**Directions**.
Return verbatim all lines from the first one in the records to the line with "(double)T)) : 0.f;", both ends kept.

**Excerpted records**.
+    s_cw[tid] = make_float4(wdw[tid * 3 + 0], wdw[tid * 3 + 1], wdw[tid * 3 + 2], gamma[tid]);
+  }
+  const float slope = prelu[0];
+  const bool al4 = (dil & 3) == 0;
+  const float cpv = piv_part ? (float)(tpart_sum(piv_part + (long long)n * nps, nps).x / ((double)C * (double)T)) : 0.f;
+  const int ec = tid >> 4, eq = tid & 15;
+  const int qlo = (DW_HALO - dil) >> 2, qhi = (DW_HALO + PW_TT + dil + 3) >> 2;
+  const int ni = (qhi - qlo + 15) >> 4;
+  const int tq0 = t0 - DW_HALO + 4 * (qlo + eq), tq1 = tq0 + 64, tq2 = tq0 + 128, tq3 = tq0 + 192;
+  const float* xe = xn + ec * Tp;
+  const float* xp0 = xe + ((unsigned)tq0 < (unsigned)Tp ? tq0 : 0);
+  const float* xp1 = xe + ((unsigned)tq1 < (unsigned)Tp ? tq1 : 0);
+  const float* xp2 = xe + ((unsigned)tq2 < (unsigned)Tp ? tq2 : 0);
+  const float* xp3 = xe + ((unsigned)tq3 < (unsigned)Tp ? tq3 : 0);
+  float* ae = &s_a[ec][4 * (qlo + eq)];
+  float4 xr0, xr1, xr2, xr3 = make_float4(0.f, 0.f, 0.f, 0.f);
+#define DS_XISSUE(K0)                                                                                            \
+  {                                                                                                              \
+    const int ko_ = (K0) * Tp;                                                                                   \
+    xr0 = *reinterpret_cast<const float4*>(xp0 + ko_);                                                           \
+    xr1 = *reinterpret_cast<const float4*>(xp1 + ko_);                                                           \
+    xr2 = *reinterpret_cast<const float4*>(xp2 + ko_);                                                           \
+    if (ni > 3) xr3 = *reinterpret_cast<const float4*>(xp3 + ko_);                                               \
+  }
+#define DS_AELU(XV, TQ, I)                                                                                       \
+  {                                                                                                              \
+    float4 o_;                                                                                                   \
+    o_.x = elu_fast((unsigned)((TQ) + 0) < (unsigned)T ? (XV.x - ms_.x) * ms_.y : 0.f);                          \
+    o_.y = elu_fast((unsigned)((TQ) + 1) < (unsigned)T ? (XV.y - ms_.x) * ms_.y : 0.f);                          \
+    o_.z = elu_fast((unsigned)((TQ) + 2) < (unsigned)T ? (XV.z - ms_.x) * ms_.y : 0.f);                          \
+    o_.w = elu_fast((unsigned)((TQ) + 3) < (unsigned)T ? (XV.w - ms_.x) * ms_.y : 0.f);                          \
+    *reinterpret_cast<float4*>(ae + 64 * (I)) = o_;                                                              \
+  }
+#define DS_ACOMMIT(K0)                                                                                           \
+  {                                                                                                              \
+    const float2 ms_ = s_in[(K0) + ec];                                                                          \
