@@ -641,6 +642,11 @@
         check(self._lib.cmf_data_pass_launches(self._h, out.ctypes.data_as(_pi64)))
         return tuple(int(v) for v in out)
 
+    def data_pass_nn3_launches(self):
+        n = C.c_int64(0)
+        check(self._lib.cmf_data_pass_nn3_launches(self._h, C.byref(n)))
+        return n.value
+
     MU_ROUTE_FORMS = ("epi_mu", "factor_update", "factor_update2", "pair", "gram32", "sum_slabs", "mu_apply", "narrow_copy")
 
     def mu_route_launches(self):
diff --git a/pycmf_amd/csrc/cmf_api.hip b/pycmf_amd/csrc/cmf_api.hip
--- a/pycmf_amd/csrc/cmf_api.hip
+++ b/pycmf_amd/csrc/cmf_api.hip
@@ -130,6 +130,8 @@
     int opt_split = -1;
     int opt_data_pass_wg = 15;
     int64_t data_pass_launches[5] = {0, 0, 0, 0, 0};
+    int64_t data_pass_nn3_launches = 0;
+    int opt_slab_sum_wide = 1;
     int64_t mu_route_launches[8] = {0, 0, 0, 0, 0, 0, 0, 0};
     int opt_pair = 1;
     int opt_arith_min_tiles = 8;
@@ -446,6 +448,17 @@
     dim3 grid((unsigned)pl.tiles_m, (unsigned)pl.ntiles_n, (unsigned)pl.nsplit);
     if (ROLE == 0 && pl.bn == 256 && (c->opt_data_pass_wg & (MODE == MODE_TN ? 1 : 2)) && a.epi == EPI_NONE && a.Mout % 256 == 0) {
         if ((c->opt_data_pass_wg & (MODE == MODE_TN ? 4 : 8)) && a.lda < ((int64_t)1 << 21) && a.ldb < ((int64_t)1 << 21)) {
+            if constexpr (MODE == MODE_NN) {
+                if (c->opt_data_pass_wg & 16) {
+                    using Cfg3 = Wg256Cfg<MODE_NN, true, 3>;
+                    CHK(allow_big_lds(c, reinterpret_cast<const void *>(&gemm_wg256_kernel<MODE_NN, true, 3>), (int)Cfg3::LDS_BYTES));
+                    hipLaunchKernelGGL((gemm_wg256_kernel<MODE_NN, true, 3>), grid, dim3(Cfg3::NT), Cfg3::LDS_BYTES, c->stream, a);
+                    ++c->data_pass_launches[4];
+                    ++c->data_pass_nn3_launches;
+                    HIPCHK(hipGetLastError());
+                    return CMF_OK;
+                }
+            }
             using Cfg = Wg256Cfg<MODE, true>;
             if constexpr (Cfg::LDS_BYTES != 0) CHK(allow_big_lds(c, reinterpret_cast<const void *>(&gemm_wg256_kernel<MODE, true>), (int)Cfg::LDS_BYTES));
             hipLaunchKernelGGL((gemm_wg256_kernel<MODE, true>), grid, dim3(Cfg::NT), Cfg::LDS_BYTES, c->stream, a);
@@ -484,8 +497,12 @@
     Timed tm(c, CMF_K_ELEMWISE);
     const int64_t n4 = n / 4;
     const int blocks = (int)std::min<int64_t>((n4 + 255) / 256, 2048);
-    hipLaunchKernelGGL(sum_slabs_kernel, dim3(blocks), dim3(256), 0, c->stream, dst, src, n4, nslab, stride,
-                       accumulate ? 1 : 0);
+    if (c->opt_slab_sum_wide && blocks < c->num_cu)
+        hipLaunchKernelGGL(sum_slabs_wide_kernel, dim3((unsigned)((n + 255) / 256)), dim3(256), 0, c->stream, dst, src, n, nslab, stride,
+                           accumulate ? 1 : 0);
+    else
+        hipLaunchKernelGGL(sum_slabs_kernel, dim3(blocks), dim3(256), 0, c->stream, dst, src, n4, nslab, stride,
+                           accumulate ? 1 : 0);
     ++c->mu_route_launches[5];
     HIPCHK(hipGetLastError());
     return CMF_OK;
@@ -853,9 +870,13 @@
     } else if (!strcmp(name, "gemm_split")) {
         c->opt_split = (int)value;
     } else if (!strcmp(name, "data_pass_wg")) {
-        if (value < 0 || value > 15)
-            return fail(CMF_EINVAL, "data_pass_wg: bit 0 the TN data passes, bit 1 the NN data passes, bit 2 / bit 3 their factor from a register ring (0..15)");
+        if (value < 0 || value > 31)
+            return fail(CMF_EINVAL, "data_pass_wg: bit 0 the TN data passes, bit 1 the NN data passes, bit 2 / bit 3 their factor from a register ring, "
+                                    "bit 4 the NN ring form with three X stages (0..31)");
         c->opt_data_pass_wg = (int)value;
+    } else if (!strcmp(name, "slab_sum_wide")) {
+        if (value < 0 || value > 1) return fail(CMF_EINVAL, "slab_sum_wide: 0 (sum_slabs_kernel everywhere) or 1 (sum_slabs_wide_kernel for results below one workgroup per CU)");
+        c->opt_slab_sum_wide = (int)value;
     } else if (!strcmp(name, "small_gram_shares")) {
         c->opt_gram32_shares = (int)std::max<int64_t>(1, std::min<int64_t>(value, 1024));
     } else if (!strcmp(name, "small_gram")) {
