#ifdef PN_EMU
#define PN_WAIT_VMCNT(n) ((void)0)
#else
#define PN_WAIT_VMCNT(n) asm volatile("s_waitcnt vmcnt(%0)" ::"n"(n) : "memory")
#endif
#ifndef PN_WG_AUX
#define PN_WG_AUX 2
#endif
#ifndef PN_WX_AUX
#define PN_WX_AUX 2
#endif
#ifndef PN_WG_RS
#define PN_WG_RS 32
#endif
#ifndef PN_WG_NST
#define PN_WG_NST 4
#endif
#ifndef PN_WGC_RS
#define PN_WGC_RS 32
#endif
template <int N> __device__ __forceinline__ void pn_wait_vm_stages(int stages) {
    if (stages >= 3) PN_WAIT_VMCNT(3 * N);
    else if (stages == 2) PN_WAIT_VMCNT(2 * N);
    else if (stages == 1) PN_WAIT_VMCNT(N);
    else PN_WAIT_VMCNT(0);
}
template <int NFB, int MF, int RS, int NST, bool TWO = false>
__global__ __launch_bounds__(512) void k_wgrad_f16(const uint4 *__restrict__ A, const uint4 *__restrict__ B,
                                                   const int *__restrict__ d_tiles, float *__restrict__ partial,
                                                   const uint4 *__restrict__ Am = nullptr, const uint4 *__restrict__ Bm = nullptr) {
    constexpr int RG = RS / 8;
    constexpr int AU = RG * MF, BU = RG * NFB;
    constexpr int HALF = AU + BU;
    constexpr int STAGE = TWO ? 2 * HALF : HALF;
    constexpr int NI = STAGE / 64, NIW = (NI + 7) / 8;
    static_assert((NST - 2) * NIW <= 63 && NST >= 3 && NST <= 5, "vmcnt is a 6-bit count");
    constexpr int MTW = MF / 64, NTW = NFB >= 256 ? 2 : 1;
    constexpr int NMAIN = 4 * NTW * 32;
    constexpr bool TAIL_B = NFB > NMAIN, TAIL_ONES = !TAIL_B && MF == 256;
    static_assert(STAGE % 64 == 0, "a stage is a whole number of 1 KB wave copies");
    extern __shared__ __attribute__((aligned(16))) uint4 smem_w[];
    const int tid = threadIdx.x, lane = tid & 63, wave = __builtin_amdgcn_readfirstlane(tid >> 6);
    const int wm = wave >> 2, wn = wave & 3;
    const long long stages = (long long)(*d_tiles) * (PN_TILE / RS);
    const int nst = stages > (long long)blockIdx.x ? (int)((stages - blockIdx.x + gridDim.x - 1) / gridDim.x) : 0;
    f32x16 acc[MTW][NTW], acct;
#pragma unroll
    for (int r = 0; r < 16; ++r) {
        acct[r] = 0.f;
#pragma unroll
        for (int i = 0; i < MTW; ++i)
#pragma unroll
            for (int j = 0; j < NTW; ++j) acc[i][j][r] = 0.f;
    }
    auto issue = [&](int s, int buf) {
        const long long rg = (long long)RG * ((long long)blockIdx.x + (long long)gridDim.x * s);
#pragma unroll
        for (int i = 0; i < NIW; ++i) {
            const bool pad = wave + 8 * i >= NI;
            const int j = pad ? 0 : wave + 8 * i, u0 = 64 * j;
            const uint4 *dst = smem_w + (pad ? NST * STAGE : buf * STAGE + u0);
            const uint4 *src;
            if (u0 < AU) src = A + rg * MF + u0;
            else if (u0 < HALF) src = B + rg * NFB + (u0 - AU);
            else if (u0 < HALF + AU) src = Am + rg * MF + (u0 - HALF);
            else src = Bm + rg * NFB + (u0 - HALF - AU);
            __builtin_amdgcn_global_load_lds(src + lane, (__attribute__((address_space(3))) void *)dst, 16, 0, PN_WG_AUX);
        }
    };
    pn_h8 ones = {0, 0, 0, 0, 0, 0, 0, 0};
    if ((lane & 31) == 0) ones = pn_h8{1, 1, 1, 1, 1, 1, 1, 1};
    const bool has_tail = (TAIL_B || TAIL_ONES) && (MF == 256 || wn < 2);
    if (nst > 0) {
#pragma unroll
        for (int i = 0; i < NST - 1; ++i) if (nst > i) issue(i, i);
        for (int s = 0; s < nst; ++s) {
            pn_wait_vm_stages<NIW>(nst - 1 - s < NST - 2 ? nst - 1 - s : NST - 2);
            __builtin_amdgcn_s_barrier();
            if (s + NST - 1 < nst) issue(s + NST - 1, (s + NST - 1) % NST);
            const uint4 *st = smem_w + (s % NST) * STAGE;
#pragma unroll
            for (int kk = 0; kk < RS / 16; ++kk) {
                const uint4 *fa = st + (2 * kk + (lane >> 5)) * MF + (lane & 31);
                const uint4 *fb = st + AU + (2 * kk + (lane >> 5)) * NFB + (lane & 31);
                pn_h8 ah[MTW], bh[NTW], am[TWO ? MTW : 1], bm[TWO ? NTW : 1];
#pragma unroll
                for (int i = 0; i < MTW; ++i) ah[i] = __builtin_bit_cast(pn_h8, fa[(MTW * wm + i) * 32]);
#pragma unroll
                for (int i = 0; i < NTW; ++i) bh[i] = __builtin_bit_cast(pn_h8, fb[(NTW * wn + i) * 32]);
                if (TWO) {
#pragma unroll
                    for (int i = 0; i < MTW; ++i) am[i] = __builtin_bit_cast(pn_h8, fa[HALF + (MTW * wm + i) * 32]);
#pragma unroll
                    for (int i = 0; i < NTW; ++i) bm[i] = __builtin_bit_cast(pn_h8, fb[HALF + (NTW * wn + i) * 32]);
                }
#pragma unroll
                for (int i = 0; i < MTW; ++i)
#pragma unroll
                    for (int j = 0; j < NTW; ++j)
                        acc[i][j] = __builtin_amdgcn_mfma_f32_32x32x16_f16(ah[i], bh[j], acc[i][j], 0, 0, 0);
                if (TWO) {
#pragma unroll
                    for (int i = 0; i < MTW; ++i)
#pragma unroll
                        for (int j = 0; j < NTW; ++j)
                            acc[i][j] = __builtin_amdgcn_mfma_f32_32x32x16_f16(ah[i], bm[j], acc[i][j], 0, 0, 0);
#pragma unroll
                    for (int i = 0; i < MTW; ++i)
#pragma unroll
                        for (int j = 0; j < NTW; ++j)
                            acc[i][j] = __builtin_amdgcn_mfma_f32_32x32x16_f16(am[i], bh[j], acc[i][j], 0, 0, 0);
                }
                if (has_tail) {
                    pn_h8 tah, tam = ah[0];
                    if (MF == 256) tah = wn == 0 ? ah[0] : wn == 1 ? ah[1] : wn == 2 ? ah[MTW > 2 ? 2 : 0] : ah[MTW > 3 ? 3 : 0];
                    else tah = wn == 0 ? ah[0] : ah[MTW > 1 ? 1 : 0];
                    if (TWO) {
                        if (MF == 256) tam = wn == 0 ? am[0] : wn == 1 ? am[TWO && MTW > 1 ? 1 : 0] : wn == 2 ? am[TWO && MTW > 2 ? 2 : 0] : am[TWO && MTW > 3 ? 3 : 0];
                        else tam = wn == 0 ? am[0] : am[TWO && MTW > 1 ? 1 : 0];
                    }
                    if (TAIL_B) {
                        acct = __builtin_amdgcn_mfma_f32_32x32x16_f16(tah, __builtin_bit_cast(pn_h8, fb[NMAIN]), acct, 0, 0, 0);
                        if (TWO) {
                            acct = __builtin_amdgcn_mfma_f32_32x32x16_f16(tah, __builtin_bit_cast(pn_h8, fb[HALF + NMAIN]), acct, 0, 0, 0);
                            acct = __builtin_amdgcn_mfma_f32_32x32x16_f16(tam, __builtin_bit_cast(pn_h8, fb[NMAIN]), acct, 0, 0, 0);
                        }
                    } else {
                        acct = __builtin_amdgcn_mfma_f32_32x32x16_f16(tah, ones, acct, 0, 0, 0);
// ... 175 lines not shown
            const float e = __builtin_amdgcn_fmed3f(*reinterpret_cast<const float *>(slot + rg * 1024 + ((d >> 2) * 8 + rlow) * 16 + (d & 3) * 4), -65504.f, 65504.f);
            float sn[3], cs[3];
            pn_pe_octaves<3>(e, sn, cs);
            const int f = PN_F + d * 6;
            wx_store_h16(buf, rg, d, rlow, (_Float16)e);
#pragma unroll
            for (int o = 0; o < 3; ++o) { wx_store_h16(buf, rg, f + 2 * o, rlow, (_Float16)sn[o]); wx_store_h16(buf, rg, f + 2 * o + 1, rlow, (_Float16)cs[o]); }
        }
    };
    auto build = [&](int s) {
        build_into(lds + (size_t)(WX_OFF_B + (s & 1) * WX_BU) * 16, lds + (size_t)(WX_OFF_G + (s % WX_G_SLOTS) * WX_GU) * 16);
    };
    if (nst > 0) {
        if (wave == 0)
            for (int s = 0; s < WX_RM_SLOTS; ++s) issue_second(s, 0);
        PN_WAIT_VMCNT(0);
        __syncthreads();
        for (int s = 0; s < WX_D; ++s) issue_a(s);
        if (wave >= 1 && wave <= WX_RG)
            for (int s = 0; s < WX_GD; ++s) { next_point(s); issue_second(0, s); }
        PN_WAIT_VMCNT(0);
        __syncthreads();
        if (wave == 0)
            for (int s = WX_RM_SLOTS; s < WX_RMD; ++s) issue_second(s, 0);
        PN_WAIT_VMCNT(0);
        __syncthreads();
        build(0);
        next_point(WX_GD);
        const long long stride_a = (long long)WX_RG * gridDim.x * MF, stride_t = (long long)WX_RG * gridDim.x * 64, stride_rm = (long long)WX_RG * gridDim.x * 8;
        const uint4 *pa = A + stage_rg(WX_D) * MF + 64 * wave + lane;
        const uint4 *pt = g.x0t + (stage_rg(WX_D) + wave) * 64 + lane;
        const int4 *prm = g.rmeta + stage_rg(WX_RMD) * 8 + (lane & (WX_RS - 1));
        int ia = WX_D % WX_NST, ig = WX_GD % WX_G_SLOTS, irm = WX_RMD % WX_RM_SLOTS;
        int ra = 0, rgs = 1 % WX_G_SLOTS, rrm = (1 + WX_GD) % WX_RM_SLOTS;
        const int n_main = nst - WX_RMD > 0 ? nst - WX_RMD : 0;
        auto bump = [](int &c, int n) { c = c + 1 == n ? 0 : c + 1; };
        for (int s = 0; s < nst; ++s) {
            PN_WAIT_VMCNT(WX_L * (WX_D - 1));
            PN_LDS_BARRIER();
            if (s < n_main) {
#pragma unroll
                for (int i = 0; i < WX_NA; ++i)
                    __builtin_amdgcn_global_load_lds(pa + 512 * i, (__attribute__((address_space(3))) void *)(smem_x + ia * WX_AU + 64 * (wave + 8 * i)), 16, 0, PN_WX_AUX);
                if (wave < WX_RG) __builtin_amdgcn_global_load_lds(pt, (__attribute__((address_space(3))) void *)(smem_x + WX_OFF_T + ia * WX_TU + wave * 64), 16, 0, PN_WX_AUX);
                else __builtin_amdgcn_global_load_lds(A + lane, (__attribute__((address_space(3))) void *)(smem_x + WX_OFF_PAD), 16, 0, 0);
                if (wave == 0) {
                    if (lane < WX_RS) __builtin_amdgcn_global_load_lds(prm, (__attribute__((address_space(3))) void *)(smem_x + WX_OFF_RM + irm * WX_RS), 16, 0, 0);
                } else if (wave <= WX_RG) {
                    __builtin_amdgcn_global_load_lds(g.emb + (long long)p_gather * PN_F + (lane >> 3) * 4,
                                                     (__attribute__((address_space(3))) void *)(smem_x + WX_OFF_G + ig * WX_GU + (wave - 1) * 64), 16, 0, 0);
                } else {
                    __builtin_amdgcn_global_load_lds(A + lane, (__attribute__((address_space(3))) void *)(smem_x + WX_OFF_PAD), 16, 0, 0);
                }
            } else {
                issue_a(s + WX_D);
                issue_second(s + WX_RMD, s + WX_GD);
            }
            pa += stride_a; pt += stride_t; prm += stride_rm;
#pragma unroll
            for (int kk = 0; kk < WX_RS / 16; ++kk) {
                const uint4 *fa = smem_x + ra * WX_AU + (2 * kk + (lane >> 5)) * MF + (lane & 31);
                const uint4 *fb = smem_x + WX_OFF_B + (s & 1) * WX_BU + (2 * kk + (lane >> 5)) * WX_NB + (lane & 31);
                const uint4 *ft = smem_x + WX_OFF_T + ra * WX_TU + (2 * kk + (lane >> 5)) * 64 + (lane & 31);
                pn_h8 ah[MTW], bh[2];
#pragma unroll
                for (int i = 0; i < MTW; ++i) ah[i] = __builtin_bit_cast(pn_h8, fa[(MTW * wm + i) * 32]);
                const pn_h8 tah = __builtin_bit_cast(pn_h8, fa[(MTW * wm + wn) * 32]);
                bh[0] = __builtin_bit_cast(pn_h8, fb[(2 * wn) * 32]);
                bh[1] = __builtin_bit_cast(pn_h8, wn < 3 ? fb[(2 * wn + 1) * 32] : ft[0]);
#pragma unroll
                for (int i = 0; i < MTW; ++i)
#pragma unroll
                    for (int j = 0; j < 2; ++j)
                        acc[i][j] = __builtin_amdgcn_mfma_f32_32x32x16_f16(ah[i], bh[j], acc[i][j], 0, 0, 0);
                acct = __builtin_amdgcn_mfma_f32_32x32x16_f16(tah, __builtin_bit_cast(pn_h8, ft[32]), acct, 0, 0, 0);
            }
            build_into(lds + (size_t)(WX_OFF_B + ((s + 1) & 1) * WX_BU) * 16, lds + (size_t)(WX_OFF_G + rgs * WX_GU) * 16);
            if (wave >= 1 && wave <= WX_RG && s + 1 + WX_GD < nst) {
                const int p = reinterpret_cast<const int4 *>(smem_x + WX_OFF_RM + rrm * WX_RS)[8 * (wave - 1) + (lane & 7)].y;
                p_gather = p < 0 ? 0 : (p >= g.n_points ? g.n_points - 1 : p);
            }
            bump(ia, WX_NST); bump(ig, WX_G_SLOTS); bump(irm, WX_RM_SLOTS); bump(ra, WX_NST); bump(rgs, WX_G_SLOTS); bump(rrm, WX_RM_SLOTS);
        }
    }
    float *out = partial + (size_t)blockIdx.x * 256 * 288;
#pragma unroll
    for (int i = 0; i < MTW; ++i)
#pragma unroll
        for (int j = 0; j < 2; ++j)
#pragma unroll
            for (int r = 0; r < 16; ++r) {
                const int m = (MTW * wm + i) * 32 + (r & 3) + 8 * (r >> 2) + 4 * (lane >> 5);
                out[(size_t)m * 288 + (2 * wn + j) * 32 + (lane & 31)] = acc[i][j][r];
            }
#pragma unroll
    for (int r = 0; r < 16; ++r) {
        const int m = (MTW * wm + wn) * 32 + (r & 3) + 8 * (r >> 2) + 4 * (lane >> 5);
        out[(size_t)m * 288 + 256 + (lane & 31)] = acct[r];
    }
}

**Exercise response**.
+    s_cw[tid] = make_float4(wdw[tid * 3 + 0], wdw[tid * 3 + 1], wdw[tid * 3 + 2], gamma[tid]);
+  }
+  const float slope = prelu[0];
+  const bool al4 = (dil & 3) == 0;
+  const float cpv = piv_part ? (float)(tpart_sum(piv_part + (long long)n * nps, nps).x / ((double)C * (double)T)) : 0.f;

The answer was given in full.